▶ [Assigned task]
Reproduce the records that follow exactly as they are written.

(Extracted material begins)

diff --git a/cellulus_amd/csrc/wino.hip b/cellulus_amd/csrc/wino.hip
--- a/cellulus_amd/csrc/wino.hip
+++ b/cellulus_amd/csrc/wino.hip
@@ -4,12 +4,7 @@
 
 namespace {
 
-inline int grid_for(long long total, int block) {
-  long long g = (total + block - 1) / block;
-  if (g > 16384) g = 16384;
-  if (g < 1) g = 1;
-  return (int)g;
-}
+inline int grid_for(long long total, int block) { return clx_stream_grid(total, block, CLX_SG_TRANSFORM); }
 
 __device__ __forceinline__ f32x4 ld4(const float* p) { return *reinterpret_cast<const f32x4*>(p); }
 __device__ __forceinline__ void st4(float* p, f32x4 v) { *reinterpret_cast<f32x4*>(p) = v; }
@@ -203,72 +198,83 @@
   }
 }
 
-constexpr int ADJ_SEG = 8;
+constexpr int ADJ_SEG = 8, ADJ_SEG_LONG = 16;
+constexpr int ADJ_MIN_ITEMS = 1024;
+
+template <int E0, int NE, int LD>
+__device__ __forceinline__ void adjoint_patch(const float* __restrict__ src, long long plane, f32x4 (&d)[6][LD]) {
+  using W = WT<4, 3>;
+  constexpr int A = 6;
+#pragma unroll
+  for (int s2 = 0; s2 < A; ++s2) {
+    f32x4 pcol[A], wcol[A];
+#pragma unroll
+    for (int r = 0; r < A; ++r) pcol[r] = ld4(src + (r * A + s2) * plane);
+#pragma unroll
+    for (int a = 0; a < A; ++a) {
+      f32x4 v = {0.f, 0.f, 0.f, 0.f};
+      bool first = true;
+#pragma unroll
+      for (int r = 0; r < A; ++r) axpy(v, first, W::BT[r][a], pcol[r]);
+      wcol[a] = v;
+    }
+#pragma unroll
+    for (int e = 0; e < NE; ++e) {
+#pragma unroll
+      for (int a = 0; a < A; ++a) {
+        bool first = false;
+        axpy(d[a][e], first, W::BT[s2][E0 + e], wcol[a]);
+      }
+    }
+  }
+}
 
 __global__ __launch_bounds__(256) void wino_adjoint_output_kernel(const float* __restrict__ Pm, int C4, int Bn, int th,
                                                                   int tw, int IH, int IW, const float* __restrict__ mask,
                                                                   int ld_mask, const unsigned int* __restrict__ mask_bits,
                                                                   int ld_mask_bits, float* __restrict__ out, int ld_out,
-                                                                  int Creal, long long total) {
-  using W = WT<4, 3>;
+                                                                  int Creal, int CL, int G, int seg, long long nitems) {
   constexpr int A = 6;
+  __shared__ f32x4 xch[2 * A * 256];
   const int C = C4 * 4;
   const int bh = (IH + 3) / 4, bw = (IW + 3) / 4;
-  const int nseg = (bh + ADJ_SEG - 1) / ADJ_SEG;
+  const int nseg = (bh + seg - 1) / seg, ngrp = (bw + G - 1) / G, nchunk = (C4 + CL - 1) / CL;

(Extracted material ends)

▶ [Task result]
diff --git a/cellulus_amd/csrc/wino.hip b/cellulus_amd/csrc/wino.hip
--- a/cellulus_amd/csrc/wino.hip
+++ b/cellulus_amd/csrc/wino.hip
@@ -4,12 +4,7 @@
 
 namespace {
 
-inline int grid_for(long long total, int block) {
-  long long g = (total + block - 1) / block;
-  if (g > 16384) g = 16384;
-  if (g < 1) g = 1;
-  return (int)g;
-}
+inline int grid_for(long long total, int block) { return clx_stream_grid(total, block, CLX_SG_TRANSFORM); }
 
 __device__ __forceinline__ f32x4 ld4(const float* p) { return *reinterpret_cast<const f32x4*>(p); }
 __device__ __forceinline__ void st4(float* p, f32x4 v) { *reinterpret_cast<f32x4*>(p) = v; }
@@ -203,72 +198,83 @@
   }
 }
 
-constexpr int ADJ_SEG = 8;
+constexpr int ADJ_SEG = 8, ADJ_SEG_LONG = 16;
+constexpr int ADJ_MIN_ITEMS = 1024;
+
+template <int E0, int NE, int LD>
+__device__ __forceinline__ void adjoint_patch(const float* __restrict__ src, long long plane, f32x4 (&d)[6][LD]) {
+  using W = WT<4, 3>;
+  constexpr int A = 6;
+#pragma unroll
+  for (int s2 = 0; s2 < A; ++s2) {
+    f32x4 pcol[A], wcol[A];
+#pragma unroll
+    for (int r = 0; r < A; ++r) pcol[r] = ld4(src + (r * A + s2) * plane);
+#pragma unroll
+    for (int a = 0; a < A; ++a) {
+      f32x4 v = {0.f, 0.f, 0.f, 0.f};
+      bool first = true;
+#pragma unroll
+      for (int r = 0; r < A; ++r) axpy(v, first, W::BT[r][a], pcol[r]);
+      wcol[a] = v;
+    }
+#pragma unroll
+    for (int e = 0; e < NE; ++e) {
+#pragma unroll
+      for (int a = 0; a < A; ++a) {
+        bool first = false;
+        axpy(d[a][e], first, W::BT[s2][E0 + e], wcol[a]);
+      }
+    }
+  }
+}
 
 __global__ __launch_bounds__(256) void wino_adjoint_output_kernel(const float* __restrict__ Pm, int C4, int Bn, int th,
                                                                   int tw, int IH, int IW, const float* __restrict__ mask,
                                                                   int ld_mask, const unsigned int* __restrict__ mask_bits,
                                                                   int ld_mask_bits, float* __restrict__ out, int ld_out,
-                                                                  int Creal, long long total) {
-  using W = WT<4, 3>;
+                                                                  int Creal, int CL, int G, int seg, long long nitems) {
   constexpr int A = 6;
+  __shared__ f32x4 xch[2 * A * 256];
   const int C = C4 * 4;
   const int bh = (IH + 3) / 4, bw = (IW + 3) / 4;
-  const int nseg = (bh + ADJ_SEG - 1) / ADJ_SEG;
+  const int nseg = (bh + seg - 1) / seg, ngrp = (bw + G - 1) / G, nchunk = (C4 + CL - 1) / CL;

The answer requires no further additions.